Introduction#
- Data Wrangler
- Basic Bias
- SageMaker Clarify
Wrangler Flow#
Let create a simple data flow with wrangler to
- check data quality
- drop some columns
- fill missing values
- add processing job
Upload the raw ecg data to s3
aws s3 cp 171A_raw.csv s3://bucket-name/ecg/
Import data to wrangler, and add analysis steps. Below is the entire flow
Data Bias Detection#
Some questions about Bias
- Does the group representation in the training data reflect the real world?
- Does the model have different accuracy for different groups?

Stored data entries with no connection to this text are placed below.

@@ -124,32 +126,29 @@
             int room = room0;
             int mask = (int)(lm >> 25);
             uint32_t ow = low0;
-            uint32_t n = (ow >> 24) & 15u;
-            uint32_t sh = (uint32_t)__builtin_clz(n);
-            uint32_t owp = s_order[(uint32_t)mask & ~pairbits];
+            uint32_t thr = (ow >> 24) & 15u;
+            uint32_t owp = s_dorder[(uint32_t)mask & ~pairbits];
             uint32_t ew, l0, lf, endlane, endply, col, sc;
             uint64_t F, mine;
             auto block = [&]() __attribute__((always_inline)) {
                 RMARK(6);
-                uint32_t wv, v;
+                uint32_t wv;
                 uint64_t A;
-                if (rng.off >= (uint32_t)kWin) rng_advance(rng);
-                wv = rng_view(rng);
-                v = wv >> sh;
-                A = __ballot(v < n);
+                rng_need(rng);
+                wv = rng_view(rng) >> kTop3;
+                A = __ballot(wv < thr);
                 if (__builtin_expect(A == 0ull, 0)) {
                     do {
-                        rng.off += (uint32_t)kWin;
-                        rng_advance(rng);
-                        wv = rng_view(rng);
-                        v = wv >> sh;
-                        A = __ballot(v < n);
+                        rng_eat(rng, (uint32_t)kWin);
+                        rng_need(rng);
+                        wv = rng_view(rng) >> kTop3;
+                        A = __ballot(wv < thr);
                     } while (A == 0ull);
                 }
                 RMARK(2);
                 const uint32_t cap_r = min((uint32_t)room, 30u);
                 uint32_t qk = mbcnt(A);
-                col = (ow >> (3 * v)) & 7u;
+                col = (ow >> (3 * wv)) & 7u;
                 uint32_t one = mask_sel0(A, 1u << (4 * col));
                 sc = scan_add32(one);
                 uint32_t row = ((sc - one + hp) >> (4 * col)) & 15u;
@@ -167,12 +166,11 @@
                 if (lf == l0) {
                     const uint32_t cf = (uint32_t)__builtin_amdgcn_readlane((int)col, (int)lf);
                     const uint32_t ow2 = (uint32_t)__builtin_amdgcn_readlane((int)owp, (int)(8u * cf));
-                    const uint32_t n2 = (ow2 >> 24) & 15u;
-                    const uint32_t v2 = wv >> __clz(n2);
+                    const uint32_t thr2 = (ow2 >> 24) & 15u;
                     const uint64_t high = ~1ull << lf;
-                    A = (A & ~high) | (__ballot(v2 < n2) & high);
+                    A = (A & ~high) | (__ballot(wv < thr2) & high);
                     qk = mbcnt(A);
-                    col = mask_sel(high, col, (ow2 >> (3 * v2)) & 7u);
+                    col = mask_sel(high, col, (ow2 >> (3 * wv)) & 7u);
                     one = mask_sel0(A, 1u << (4 * col));
                     sc = scan_add32(one);
                     row = ((sc - one + hp) >> (4 * col)) & 15u;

Quoted what is bias mean: An imbalance in the training data or the prediction behavior of the model across different groups, such as age or income bracket. Biases can result from the data or algorithm used to train your model. For instance, if an ML model is trained primarily on data from middle-aged individuals, it may be less accurate when making predictions involving younger and older people. Sample Notebook and Blog
How to detecte bias
- Wrangler bias report
- Clarify for pre-training and post-training bias analysis
Let use SageMaker Clarify to detect bias in data. Download this bank additional dataset
wget https://sagemaker-sample-data-us-west-2.s3-us-west-2.amazonaws.com/autopilot/direct_marketing/bank-additional.zip
Then unzip and upload to S3
aws s3 cp . s3://bucket-name/bank-additional/ --recursive
Create a wrangler flow, import data, and add an analysis to see the Bias report.

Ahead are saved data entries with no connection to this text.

#ifdef LRNDE_UMMA_TRACE
__device__ long long g_adj_trace[1024];
// ... 158 lines not shown
        }
        bulk_commit();
        bulk_wait0();
      }
      __syncwarp();
    }
  } else if (warp == 1) {
    constexpr uint32_t idesc = make_idesc(128, kNT / 2);
    mbar_wait(&a_ready, 0);
    tc_fence_after();
    const uint32_t mz_hi = tmem_base, mz_lo = tmem_base + (uint32_t)(8 * p.KS);
    const uint32_t mt_hi = tmem_base + (uint32_t)(16 * p.KS), mt_lo = tmem_base + (uint32_t)(24 * p.KS);
    for (int st = 0; st < nst; ++st) {
      const uint32_t ph = (uint32_t)(st & 1);
      for (int cg = 0; cg < 2; ++cg) {
        mbar_wait(&bfull[cg], ph);
        tc_fence_after();
        if (elect_one_sync()) {
          if (cg == 0 && !SINGLE) ATRACE(7, st);
          issue_group(c_acc + (uint32_t)(cg * 32), mz_hi, mz_lo, smem_u32(tC[cg]), p.nfull, p.ntail, p.passes, idesc);
          mma_commit(&pdone[cg]);
          if (cg == 0 && !SINGLE) ATRACE(8, st);
        }
        __syncwarp();
      }
      if (!SINGLE) {
        for (int cg = 0; cg < 2; ++cg) {
          mbar_wait(&pread[cg], ph);
          tc_fence_after();
          if (elect_one_sync()) {
            issue_group(c_acc + (uint32_t)(cg * 32), mt_hi, mt_lo, smem_u32(tE[cg]), p.nfull, p.ntail, p.passes, idesc);
            mma_commit(&xdone[cg]);
          }
          __syncwarp();
        }
      }
    }
  } else {
    const int q = warp & 3, sub = (warp - 2) >> 2;
    const int cg = sub >> 1;
    const int hrow = q * 32 + lane;
    const uint32_t tlane = tmem_base + ((uint32_t)(q * 32) << 16);
    const int rbase = (sub & 1) * 16;
    const int nb = n0 + cg * 32 + rbase;
    const bool rowv = hrow < p.H;
    const bool rowc = hrow < p.Kaug;
    {
#pragma unroll
      for (int j = 0; j < 4; ++j) {
        const int ks = sub + 4 * j;
        if (ks < p.KS) {
          float a1[8], a2[8], hi[8], lo[8];
#pragma unroll
          for (int e = 0; e < 8; ++e) {
            const int k = ks * 8 + e;
            a1[e] = __ldg(p.Mz + hrow * 128 + k);
            a2[e] = (rowv && k < p.H) ? __ldg(p.Mz + k * 128 + hrow) : 0.0f;
          }
#pragma unroll
          for (int e = 0; e < 8; ++e) {
            if (p.passes == 3) { hi[e] = tf32_rna(a1[e]); lo[e] = tf32_rna(a1[e] - hi[e]); }
            else { hi[e] = a1[e]; lo[e] = 0.0f; }
          }
          tmem_st8(tlane + (uint32_t)(ks * 8), hi);
          tmem_st8(tlane + (uint32_t)(8 * p.KS + ks * 8), lo);
#pragma unroll
          for (int e = 0; e < 8; ++e) {
            if (p.passes == 3) { hi[e] = tf32_rna(a2[e]); lo[e] = tf32_rna(a2[e] - hi[e]); }
            else { hi[e] = a2[e]; lo[e] = 0.0f; }
          }
          tmem_st8(tlane + (uint32_t)(16 * p.KS + ks * 8), hi);
          tmem_st8(tlane + (uint32_t)(24 * p.KS + ks * 8), lo);
        }
      }
    }
    tmem_st_wait();
    tc_fence_before();
    __syncwarp();
    if (lane == 0) mbar_arrive(&a_ready);
    if (tr) ATRACE(0, 1);

    const bool in_full = hrow < p.nfull * 32;
    const bool in_img = hrow < p.KS * 8;
    uint32_t oA, oS, oLo, osw;
    if (in_full) {
      oS = 128u; oLo = 4096u; osw = (uint32_t)(lane >> 2);
      oA = (uint32_t)(q * 8192 + (lane & 3) * 4) + (uint32_t)rbase * oS;
    } else {
      const int kt = hrow - p.nfull * 32, t = kt >> 3, kk = kt & 7;
      oS = 32u; oLo = 1024u; osw = (uint32_t)((kk >> 2) & 1);
      oA = (uint32_t)(p.nfull * 8192 + t * 2048 + (kk & 3) * 4) + (uint32_t)rbase * oS;
    }
    const uint32_t rnd = (p.passes == 3) ? 0x1000u : 0u, msk = (p.passes == 3) ? 0xFFFFE000u : 0xFFFFFFFFu;
    auto tile_put16 = [&](uint8_t* tile, const float (&val)[16]) {
      if (!in_img) return;
#pragma unroll
      for (int i = 0; i < 16; ++i) {
        const uint32_t m = in_full ? (uint32_t)(i & 7) : (uint32_t)((i >> 2) & 1);
        const uint32_t o = oA + (uint32_t)i * oS + ((osw ^ m) << 4);
        const float hi = __uint_as_float((__float_as_uint(val[i]) + rnd) & msk);
        const float lo = __uint_as_float((__float_as_uint(val[i] - hi) + rnd) & msk);
        *reinterpret_cast<float*>(tile + o) = hi;
        *reinterpret_cast<float*>(tile + o + oLo) = lo;
      }
    };
    const float w1t = (p.td && rowv && p.w1t) ? p.w1t[hrow] : 0.0f;
    const float b1 = rowv ? p.b1[hrow] : 0.0f;
    const int slot = s_slot, next = s_next;
    const float dt = sd[0].scale;
    const float* alpha_n = SINGLE ? p.alpha_in : arr(LA_ALPHA + slot);
    const size_t e0 = (size_t)nb * LR_ZROW + hrow;
    uint8_t* const tCc = tC[cg];
    uint8_t* const tEc = tE[cg];
    const float* tape_row = reinterpret_cast<const float*>(tbuf) + (cg * 32 + rbase) * LR_ZROW + hrow;

    float c[16], ep[16], dprev[16];
#pragma unroll
    for (int i = 0; i < 16; ++i) { c[i] = 0.0f; ep[i] = 0.0f; dprev[i] = 0.0f; }
    if (!SINGLE && rowv) {
      const float* d1 = arr(LA_S1 + 3 * slot + 0) + e0;
#pragma unroll
      for (int i = 0; i < 16; ++i) dprev[i] = __ldcg(d1 + (size_t)i * LR_ZROW);
    }
    float v[16], ss[16];
    for (int jj = -1; jj < nst; ++jj) {
      const LinComb& yd = SINGLE ? sy[0] : sy[jj < 0 ? 1 : jj + 1];
      const float tau = yd.t;
      const bool last = (!SINGLE && jj == 5);
      float* dst_del = SINGLE ? arr(LA_S1 + 3 * slot + 0) : (last ? arr(LA_S1 + 3 * next + 0) : arr(LA_DEL + max(jj, 0)));
      float* dst_hh = SINGLE ? arr(LA_S1 + 3 * slot + 1) : (last ? arr(LA_S1 + 3 * next + 1) : arr(LA_HH + max(jj, 0)));
      float* dst_cc = SINGLE ? arr(LA_S1 + 3 * slot + 2) : (last ? arr(LA_S1 + 3 * next + 2) : arr(LA_CC + max(jj, 0)));
      if (jj >= 0) {
        if (tr) ATRACE(1, jj);
        const float cextra = (hrow == p.Kaug) ? tau : ((hrow == p.Kaug + 1) ? 1.0f : 0.0f);
#pragma unroll
        for (int i = 0; i < 16; ++i) dst_cc[e0 + (size_t)i * LR_ZROW] = rowc ? c[i] : cextra;
        tile_put16(tCc, c);
        if (!SINGLE) {
          const float cl = sd[jj].coef[jj];
          float* dst_eps = arr(LA_EPS + jj) + e0;
#pragma unroll
          for (int i = 0; i < 16; ++i) { v[i] = fmaf(cl, dprev[i], ep[i]); dst_eps[(size_t)i * LR_ZROW] = v[i]; }
          tile_put16(tEc, v);
        }
        tc_fence_before();
        fence_proxy_async();
        __syncwarp();
        if (lane == 0) mbar_arrive(&bfull[cg]);
        if (tr) ATRACE(2, jj);
      }
      if (jj + 1 < nst) {
        const LinComb& yn = SINGLE ? sy[0] : sy[jj + 2];
#pragma unroll
        for (int i = 0; i < 16; ++i) c[i] = 0.0f;
        for (int s = 0; s < 8; ++s) {
          const int it = (jj + 1) * 8 + s;
          const int b = it % kTapeBufs;
          mbar_wait(&tfull[b], (uint32_t)((it / kTapeBufs) & 1));
          if (rowc) {
            const float* tb = tape_row + (size_t)b * (kTapeBufBytes / 4);
            const float cf = (s < 7) ? yn.coef[s] : 1.0f, sc = (s < 7) ? 1.0f : yn.scale;
#pragma unroll
            for (int i = 0; i < 16; ++i) c[i] = fmaf(cf, tb[i * LR_ZROW], sc * c[i]);
          }
          __syncwarp();
          if (lane == 0) mbar_arrive(&tempty[b]);
        }
        if (!SINGLE && jj >= 0) {
#pragma unroll
          for (int i = 0; i < 16; ++i) ep[i] = sd[jj + 1].coef[jj] * dprev[i];
          if (rowv) {
            for (int s = 0; s < jj; ++s) {
              const float* src = ((s == 0) ? arr(LA_S1 + 3 * slot + 0) : arr(LA_DEL + s - 1)) + e0;
              const float cf = sd[jj + 1].coef[s];
#pragma unroll
              for (int i = 0; i < 16; ++i) ep[i] = fmaf(cf, __ldcg(src + (size_t)i * LR_ZROW), ep[i]);
            }
          }
        }
      }
      if (jj >= 0) {
        if (tr) ATRACE(3, jj);
#pragma unroll
        for (int i = 0; i < 16; ++i) ss[i] = rowv ? __ldcg(p.Zx + e0 + (size_t)i * LR_ZROW) : 0.0f;
        mbar_wait(&pdone[cg], (uint32_t)(jj & 1));
        if (tr) ATRACE(4, jj);
// ... 236 lines not shown
            if (pvec && row + 3 < o.prows) r = __ldcg(reinterpret_cast<const float4*>(pp));
            else {
              if (row + 0 < o.prows) r.x = __ldcg(pp + 0);
              if (row + 1 < o.prows) r.y = __ldcg(pp + 1);
              if (row + 2 < o.prows) r.z = __ldcg(pp + 2);
              if (row + 3 < o.prows) r.w = __ldcg(pp + 3);
            }
          } else if (g < 4) {
            r = __ldcg(reinterpret_cast<const float4*>(o.Q0 + (size_t)b * LR_ZROW + c4 * 4));
          } else if (o.Q1) {
            r = __ldcg(reinterpret_cast<const float4*>(o.Q1 + (size_t)b * LR_ZROW + c4 * 4));
          }
        }
        dst[g] = r;
      }
    };
    if (niter > 0) load_iter(0, v[0]);
    if (niter > 1) load_iter(1, v[1]);
    for (int it0 = 0; it0 < niter; it0 += 2) {
#pragma unroll
      for (int dd = 0; dd < 2; ++dd) {
        const int it = it0 + dd;
        if (it < niter) {
          const int s = it % NS, ph = (it / NS) & 1;
          uint8_t* stage = smem + (size_t)s * kPaStageBytes;
          const Ops o = ops_of(it);
          mbar_wait(&empty_bar[s], (uint32_t)(ph ^ 1));
#pragma unroll
          for (int g = 0; g < 6; ++g) {
            const int li = tid + (g & 1) * PT;
            const int bl = li >> 5, c4 = li & 31;
            const int grp = c4 >> 3, c32 = (c4 & 7) >> 1, half = c4 & 1, k4 = bl >> 2, r = bl & 3;
            const uint32_t off = (uint32_t)((k4 * 4 + grp) * 512 + r * 128 + ((c32 ^ r) << 5) + half * 16);
            float4 xv = (g >= 4 && !o.Q1) ? v[dd][g - 2] : v[dd][g];
            const float sc = (g < 2) ? 1.0f : ((g < 4) ? o.s0 : o.s1);
            xv.x *= sc; xv.y *= sc; xv.z *= sc; xv.w *= sc;
            float4 hi, lo;
            if (q.passes == 3) {
              hi = make_float4(tf32_rna(xv.x), tf32_rna(xv.y), tf32_rna(xv.z), tf32_rna(xv.w));
              lo = make_float4(tf32_rna(xv.x - hi.x), tf32_rna(xv.y - hi.y), tf32_rna(xv.z - hi.z), tf32_rna(xv.w - hi.w));
            } else { hi = xv; lo = make_float4(0.f, 0.f, 0.f, 0.f); }
            uint8_t* img = stage + (g >> 1) * 32768;
            *reinterpret_cast<float4*>(img + off) = hi;
            *reinterpret_cast<float4*>(img + 16384 + off) = lo;
          }
          if (it + 2 < niter) load_iter(it + 2, v[dd]);
          fence_proxy_async();
          __syncwarp();
          if (lane == 0) mbar_arrive(&full_bar[s]);
        }
      }
    }
    mbar_wait(&done_bar, 0);
    tc_fence_after();
    const int quarter = (warp & 3) * 32;
    const int wgroup = (warp - 2) >> 2;
    const int mrow = quarter + lane;
    const int nacc = (job == 0) ? 4 : 2;
    float* out;
    if (job == 0) out = q.partP + (size_t)split * 4 * 16384;
    else out = (job == 1 ? q.partX : q.partL) + ((size_t)split * q.ntile + tile) * 2 * 16384;
    for (int a = 0; a < nacc; ++a) {
      for (int cb = wgroup; cb < 8; cb += kEpiWarps / 4) {
        float r[16];
        tmem_ld16(tmem_base + ((uint32_t)quarter << 16) + (uint32_t)(a * 128 + cb * 16), r);
        float4* o4 = reinterpret_cast<float4*>(out + (size_t)a * 16384 + (size_t)mrow * 128 + cb * 16);
        if (niter == 0) {
#pragma unroll
          for (int j = 0; j < 16; ++j) r[j] = 0.0f;
        }
#pragma unroll
        for (int j = 0; j < 4; ++j) o4[j] = make_float4(r[4 * j], r[4 * j + 1], r[4 * j + 2], r[4 * j + 3]);
      }
    }
    tc_fence_before();
  }
  __syncthreads();
  if (warp == 1) {
    tc_fence_after();
    asm volatile("tcgen05.dealloc.cta_group::1.sync.aligned.b32 %0, %1;" ::"r"(tmem_base), "r"(512u) : "memory");
  }
}

struct AReduceP {
  SolveDev* S;
  const float* partP; const float* partX; const float* partL;
  float* RP; float* RX; float* RL;
  int nP, nD, ntile;
};
__global__ void __launch_bounds__(256) adj_reduce_kernel(AReduceP p) {
  if (p.S->done) return;
  const size_t nP4 = 4 * 4096, nX4 = (size_t)p.ntile * 2 * 4096;
  for (size_t i = blockIdx.x * (size_t)blockDim.x + threadIdx.x; i < nP4 + 2 * nX4; i += (size_t)gridDim.x * blockDim.x) {
    float4 s = make_float4(0.f, 0.f, 0.f, 0.f);
    if (i < nP4) {
      const float4* src = reinterpret_cast<const float4*>(p.partP) + i;
#pragma unroll 8
      for (int k = 0; k < p.nP; ++k) {
        const float4 v = __ldcg(src + (size_t)k * nP4);
        s.x += v.x; s.y += v.y; s.z += v.z; s.w += v.w;
      }
      reinterpret_cast<float4*>(p.RP)[i] = s;
    } else {
      const bool isx = (i - nP4) < nX4;
      const size_t j = isx ? (i - nP4) : (i - nP4 - nX4);
      const float4* src = reinterpret_cast<const float4*>(isx ? p.partX : p.partL) + j;
      for (int k = 0; k < p.nD; ++k) {
        const float4 v = __ldcg(src + (size_t)k * nX4);
        s.x += v.x; s.y += v.y; s.z += v.z; s.w += v.w;
      }
      const size_t tile = j / (2 * 4096), rem = j % (2 * 4096), vv = rem / 4096, mn = rem % 4096;
      float4* dst = reinterpret_cast<float4*>(isx ? p.RX : p.RL);
      dst[(vv * p.ntile + tile) * 4096 + mn] = s;
    }
  }
}

struct AMuP {
  SolveDev* S;
  const float* RP; const float* RX; const float* RL;
  const float* W2a;
  const float* W1T;
  int D, H, td, Kaug, ntile;
  long w1_off, w2_off;
  long nparams;
};
__global__ void __launch_bounds__(512) adj_mu_kernel(AMuP p) {
  SolveDev* S = p.S;
  if (S->done) return;
  const int slot = S->slot, next = (S->slot + 1) % S->cap;
  const float* mu_n = lr_slot_u(S, slot) + S->lam_len;
  float* mu_new = lr_slot_u(S, next) + S->lam_len;
  const float dt = S->err.scale, abstol = S->abstol, reltol = S->reltol;
  const int H = p.H, D = p.D, Kaug = p.Kaug;
  const long n1 = (long)H * (D + p.td + 1), n2 = (long)D * Kaug;
  const size_t RXs = (size_t)p.ntile * 128 * 128;
  const bool multi = S->reduce_mu && S->nranks > 1;
  const int par = (int)(S->mseq & 1ull);
  float* st0 = multi ? lr_mbox_stage(S->mbox[S->rank], par, 0) : nullptr;
  float* st1 = multi ? lr_mbox_stage(S->mbox[S->rank], par, 1) : nullptr;
  double acc = 0.0;
  for (long i = blockIdx.x * (long)blockDim.x + threadIdx.x; i < n1 + n2; i += (long)gridDim.x * blockDim.x) {
    float g0, g1;
    long pidx;
    if (i < n1) {
      const int d = (int)(i / H), r = (int)(i % H);
      pidx = p.w1_off + i;
      if (d < D) {
        float a0 = p.RX[(size_t)d * 128 + r], a1 = p.RX[RXs + (size_t)d * 128 + r];
        const float* w = p.W2a + d;
        const float* P0 = p.RP + r;
        const float* P1 = p.RP + 16384 + r;
#pragma unroll 8
        for (int k = 0; k < Kaug; ++k) {
          const float wv = __ldg(w + (size_t)k * D);
          a0 = fmaf(P0[k * 128], wv, a0);
          a1 = fmaf(P1[k * 128], wv, a1);
        }
        g0 = a0; g1 = a1;
      } else {
        const int krow = (p.td && d == D) ? Kaug : Kaug + 1;
        g0 = p.RP[(size_t)krow * 128 + r];
        g1 = p.RP[16384 + (size_t)krow * 128 + r];
      }
    } else {
      const long i2 = i - n1;
      const int k = (int)(i2 / D), d = (int)(i2 % D);
      pidx = p.w2_off + i2;
      float a0 = 0.0f, a1 = 0.0f;
      const float* P0 = p.RP + 2 * 16384 + (size_t)k * 128;
      const float* P1 = p.RP + 3 * 16384 + (size_t)k * 128;
      const float* w = p.W1T + d;
#pragma unroll 8
      for (int r = 0; r < H; ++r) {
        const float wv = __ldg(w + (size_t)r * D);
        a0 = fmaf(P0[r], wv, a0);
        a1 = fmaf(P1[r], wv, a1);
      }
      g0 = fmaf(-dt, a0, p.RL[(size_t)d * 128 + k]);
      g1 = fmaf(-dt, a1, p.RL[RXs + (size_t)d * 128 + k]);
    }
    if (multi) {
      st0[pidx] = g0;
      st1[pidx] = g1;
      continue;
    }
    const float mn = mu_n[pidx];
    const float mv = fmaf(-dt, g0, mn);
    mu_new[pidx] = mv;
    const float ut = -dt * g1;
    const float r = ut / (abstol + fmaxf(fabsf(mn), fabsf(mv)) * reltol);
    acc += (double)(r * r);
  }
  if (multi) {
    __threadfence_system();
    __syncthreads();
    if (threadIdx.x == 0) {
      const unsigned int prev = atomicAdd(S->mucounter, 1u);
      if (prev == gridDim.x - 1) {
        *S->mucounter = 0;
        __threadfence_system();
        for (int r = 0; r < S->nranks; ++r) {
          volatile unsigned long long* f = &S->mbox[r]->mflag[par][S->rank];
          *f = S->mseq + 1;
        }
      }
    }
    return;
  }
  __shared__ double sh[16];
  for (int o = 16; o > 0; o >>= 1) acc += __shfl_down_sync(0xffffffffu, acc, o);
  if ((threadIdx.x & 31) == 0) sh[threadIdx.x >> 5] = acc;
  __syncthreads();
  if (threadIdx.x == 0) {
    double s = 0.0;
    for (int w = 0; w < (int)(blockDim.x >> 5); ++w) s += sh[w];
    S->partials[LR_ERR_BLOCKS + blockIdx.x] = s;
  }
}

- Predicted Y: term deposit
- Bias analysis on column: martial
The Bias report show some basic metrics such as Class Imbalance.
CI = (na - nd)(na + nd)
From the results, we observe a class imbalance where the married class is 21% more represented than other classes. We also observe that the married class is 2.8% less likely to subscribe to a bank term deposit.
SageMaker Clarify#
Follow this notebook to understand how to use SageMaker Clarify to detect bias pre-training and post-training.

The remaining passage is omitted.